» TASK INSTRUCTIONS: For the data that follows, report how many lines contain the word "undef", and nothing else.

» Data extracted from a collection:

--- START ---

#ifndef MMK_RING_DIAG
#define MMK_RING_DIAG 0
#endif
template <int CK, int CM, int RD, bool EPI, int POOL = 0, bool C8 = false, bool POOLG = false>
__global__ __launch_bounds__(CONV_THREADS) void conv3x3_ring_kernel(const ConvArgs a, int total_tiles, int tiles_per_xcd)
{
    static_assert(!(EPI && POOL), "the pooled output belongs to the forward pass (no epilogue operands)");
    static_assert(!C8 || (CM == 16 && !POOL), "C8: a single output part of exactly 8 channels");
    constexpr int NS = ksteps(CK);
    constexpr int MT = CM / 16;
    constexpr int NT = 4;
    constexpr int PK = lds_pitch(CK);
    constexpr int GPP = CK / 8;
    constexpr int NIN = HT * WT * GPP;
    constexpr int NW = NS * MT * 64;
    constexpr int RIN = (NIN + CONV_THREADS - 1) / CONV_THREADS;
    constexpr int RW = (NW + CONV_THREADS - 1) / CONV_THREADS;
    constexpr int NST = C8 ? 1 : (POOL == 2 ? 2 * MT : MT * NT + (POOL ? MT : 0));
    extern __shared__ __attribute__((aligned(16))) unsigned char smem[];
    bf16 *in_tile = reinterpret_cast<bf16 *>(smem);
    bf16 *w_lds = in_tile + 2 * HT * WT * PK;

    const int tid = threadIdx.x, lane = tid & 63, wv = tid >> 6;
    const int tiles_x = (a.W + TW - 1) / TW, tiles_y = (a.H + TH - 1) / TH;
    const int tpi = tiles_x * tiles_y;
    const int group = blockIdx.y;

    const int xcd = blockIdx.x & 7, nb = gridDim.x >> 3;
    const int t_begin = xcd * tiles_per_xcd;
    const int t_end = (t_begin + tiles_per_xcd < total_tiles) ? t_begin + tiles_per_xcd : total_tiles;
    const int first = t_begin + (blockIdx.x >> 3);
    if (first >= t_end) return;
    const int nt_blk = (t_end - first + nb - 1) / nb;
#ifdef MMK_DEEP_STAMPS
    unsigned long long *stamp_lds = reinterpret_cast<unsigned long long *>(smem + ((size_t)(2 * HT * WT * PK + NS * MT * 512) * sizeof(bf16) + 15) / 16 * 16);
    int stamp_stage = 0;
    for (int i = tid; i < 4 * MMK_STAMP_STAGES * 8; i += CONV_THREADS) stamp_lds[i] = 0ull;
    __syncthreads();
    if (tid == 0) {
        stamp_lds[6] = gridDim.x; stamp_lds[7] = (unsigned long long)nt_blk;
        stamp_lds[8 + 6] = __builtin_amdgcn_s_memtime(); stamp_lds[8 + 7] = __builtin_amdgcn_s_memrealtime();
    }
#endif

    constexpr int PHT = TH / 2 + 2, PWT = TW / 2 + 2, NPIN = PHT * PWT * GPP;
    constexpr int NRIN = POOLG ? (NPIN + CONV_THREADS - 1) / CONV_THREADS : RIN;
    u32x4 rin[RD][NRIN];
    unsigned rcd[POOLG ? RD : 1][POOLG ? NRIN : 1];
    int g_dy[RIN], g_dx[RIN], in_off[RIN];
    bool in_x2[RIN];
#pragma unroll
// ... 1057 lines not shown
            }
        } else {
#pragma unroll
        for (int i = 0; i < RG; ++i) {
            int gi = tv + i * CONV_THREADS;
            gi = gi < NG ? gi : NG - 1;
            const int pix = gi / GPG, gc = gi % GPG;
            const int dy = pix / TW, dx = pix % TW;
            const bool ok = ty0 + dy < a.H && tx0 + dx < a.W;
            const int p = pix0 + dy * a.W + dx;
            const u32x4 *sp = ok ? reinterpret_cast<const u32x4 *>(a.g + ((long)p * a.COUT + group * CM + gc * 8)) : &g_zero16;
            rg[i] = *sp;
        }
        }
    };
    auto store_tile = [&]() {
        int tv = tid;
        asm volatile("" : "+v"(tv));
#pragma unroll
        for (int i = 0; i < RIN; ++i) {
            const int gi = tv + i * CONV_THREADS;
            if (gi < NIN) *reinterpret_cast<u32x4 *>(x_tile + (size_t)(gi / GPP) * PK + (gi % GPP) * 8) = rin[i];
        }
        if constexpr (POOLG) {
#pragma unroll
            for (int i = 0; i < NRG; ++i) {
                const int gi = tv + i * CONV_THREADS;
                const int pp = gi / GPG, gc = gi % GPG;
                const int r0 = 2 * (pp / PWG), c0 = 2 * (pp % PWG);
                poolg_write(g_tile + (r0 * TW + c0) * PG + gc * 8, PG, TW * PG, r0, c0, TH, TW, gi < NPG, rg[i], rc[i], a.g_scale);
            }
        } else {
#pragma unroll
        for (int i = 0; i < RG; ++i) {
            const int gi = tv + i * CONV_THREADS;
            if (gi < NG) *reinterpret_cast<u32x4 *>(g_tile + (size_t)(gi / GPG) * PG + (gi % GPG) * 8) = rg[i];
        }
        }
    };

    int t_first, t_step, t_end;
    if ((gridDim.x & 7) == 0) {
        const int per_xcd = (total_tiles + 7) / 8;
        const int xcd = blockIdx.x & 7;
        t_first = xcd * per_xcd + ((int)blockIdx.x >> 3);
        t_step = (int)gridDim.x >> 3;
        t_end = min(total_tiles, (xcd + 1) * per_xcd);
    } else {
        t_first = blockIdx.x; t_step = gridDim.x; t_end = total_tiles;
    }
    const int adv_tx = t_step % tiles_x, adv_ty = (t_step / tiles_x) % tiles_y, adv_b = t_step / tpi;
    int ld_b = t_first / tpi, ld_ty = (t_first % tpi) / tiles_x, ld_tx = t_first % tiles_x;
    if (t_first < t_end) load_tile(ld_b, ld_ty, ld_tx);
    for (int t = t_first; t < t_end; t += t_step) {
        __syncthreads();
        store_tile();
        __syncthreads();
        {
            if (t + t_step < t_end) {
                ld_tx += adv_tx;
                const int cx = ld_tx >= tiles_x ? 1 : 0;
                ld_tx -= cx ? tiles_x : 0;
                ld_ty += adv_ty + cx;
                const int cy = ld_ty >= tiles_y ? 1 : 0;
                ld_ty -= cy ? tiles_y : 0;
                ld_b += adv_b + cy;
            }
            load_tile(ld_b, ld_ty, ld_tx);
        }
        i32x2 fa[2][2 * MT], fb[2][2 * NTW];
#define WG_ISSUE(R, BUF)                                                                                 \
    {                                                                                                    \
        _Pragma("unroll") for (int m = 0; m < MT; ++m) {                                                 \
            fa[BUF][2 * m] = (m == 0) ? tr_read_o<((R) * TW * PG) * 2>(g_ad)                             \
                           : (m == 1) ? tr_read_o<((R) * TW * PG + 16) * 2>(g_ad)                        \
                           : (m == 2) ? tr_read_o<((R) * TW * PG + 32) * 2>(g_ad)                        \
                                      : tr_read_o<((R) * TW * PG + 48) * 2>(g_ad);                       \
            fa[BUF][2 * m + 1] = (m == 0) ? tr_read_o<((R) * TW * PG + 16 * PG) * 2>(g_ad)                \
                               : (m == 1) ? tr_read_o<((R) * TW * PG + 16 + 16 * PG) * 2>(g_ad)           \
                               : (m == 2) ? tr_read_o<((R) * TW * PG + 32 + 16 * PG) * 2>(g_ad)           \
                                          : tr_read_o<((R) * TW * PG + 48 + 16 * PG) * 2>(g_ad);          \
        }                                                                                                \
        _Pragma("unroll") for (int n = 0; n < NTW; ++n) {                                                \
            fb[BUF][2 * n] = tr_read_o<((R) * WT * PK) * 2>(b_ad[n]);                                    \
            fb[BUF][2 * n + 1] = tr_read_o<((R) * WT * PK + 16 * PK) * 2>(b_ad[n]);                       \
        }                                                                                                \
    }
#define WG_CONSUME(BUF)                                                                                  \
    {                                                                                                    \
        _Pragma("unroll") for (int m = 0; m < MT; ++m) {                                                 \
            const bf16x8 af = frag_from(fa[BUF][2 * m], fa[BUF][2 * m + 1]);                             \
             \
             \
            _Pragma("unroll") for (int n = 0; n < NTW; ++n)                                              \
                acc[m][n] = __builtin_amdgcn_mfma_f32_16x16x32_bf16(af, frag_from(fb[BUF][2 * n], fb[BUF][2 * n + 1]), acc[m][n], 0, 0, 0); \
            accb[m] = __builtin_amdgcn_mfma_f32_16x16x32_bf16(af, ones, accb[m], 0, 0, 0);               \
        }                                                                                                \
    }
#define WG_STEP(R)                                                                                       \
    {                                                                                                    \
        asm volatile("s_waitcnt lgkmcnt(0)" ::: "memory");                                               \
        __builtin_amdgcn_sched_barrier(0);                                                               \
        if ((R) + 1 < TH) WG_ISSUE(((R) + 1 < TH ? (R) + 1 : 0), ((R) + 1) & 1);                         \
        __builtin_amdgcn_sched_barrier(0);                                                               \
        WG_CONSUME((R) & 1);                                                                             \
    }
        WG_ISSUE(0, 0);
        WG_STEP(0) WG_STEP(1) WG_STEP(2) WG_STEP(3) WG_STEP(4) WG_STEP(5) WG_STEP(6) WG_STEP(7)
        static_assert(TH == 8, "WG_STEP expansion above covers 8 tile rows");
#undef WG_STEP
#undef WG_CONSUME
#undef WG_ISSUE
    }

    const size_t pstride = (size_t)9 * a.COUT * a.CIN + a.COUT;
#pragma unroll
    for (int m = 0; m < MT; ++m) {
#pragma unroll
        for (int rr = 0; rr < 4; ++rr) {
            const int co = group * CM + m * 16 + g4 * 4 + rr;
            if (co >= a.COUT) continue;
#pragma unroll
            for (int n = 0; n < NTW; ++n) {
                const int nt = wv + 4 * n;
                if (nt >= NTT) continue;
                int tap, ci;
                if (CK >= 16) {
                    tap = nt / (CK / 16);
                    ci = chunk * CK + (nt % (CK / 16)) * 16 + i16;
                } else {
                    tap = 2 * nt + (i16 >> 3);
                    ci = i16 & 7;
                }
                if (tap < 9) {
                    float *d = a.partials + (size_t)blockIdx.x * pstride + ((size_t)tap * a.COUT + co) * a.CIN + ci;
                    *d = a.acc_partials ? *d + acc[m][n][rr] : acc[m][n][rr];
                }
            }
            if (wv == 0 && chunk == 0 && i16 == 0) {
                float *d = a.partials + (size_t)blockIdx.x * pstride + (size_t)9 * a.COUT * a.CIN + co;
                *d = a.acc_partials ? *d + accb[m][rr] : accb[m][rr];
            }
        }
    }
}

--- END ---

» SOLUTION BELOW: 3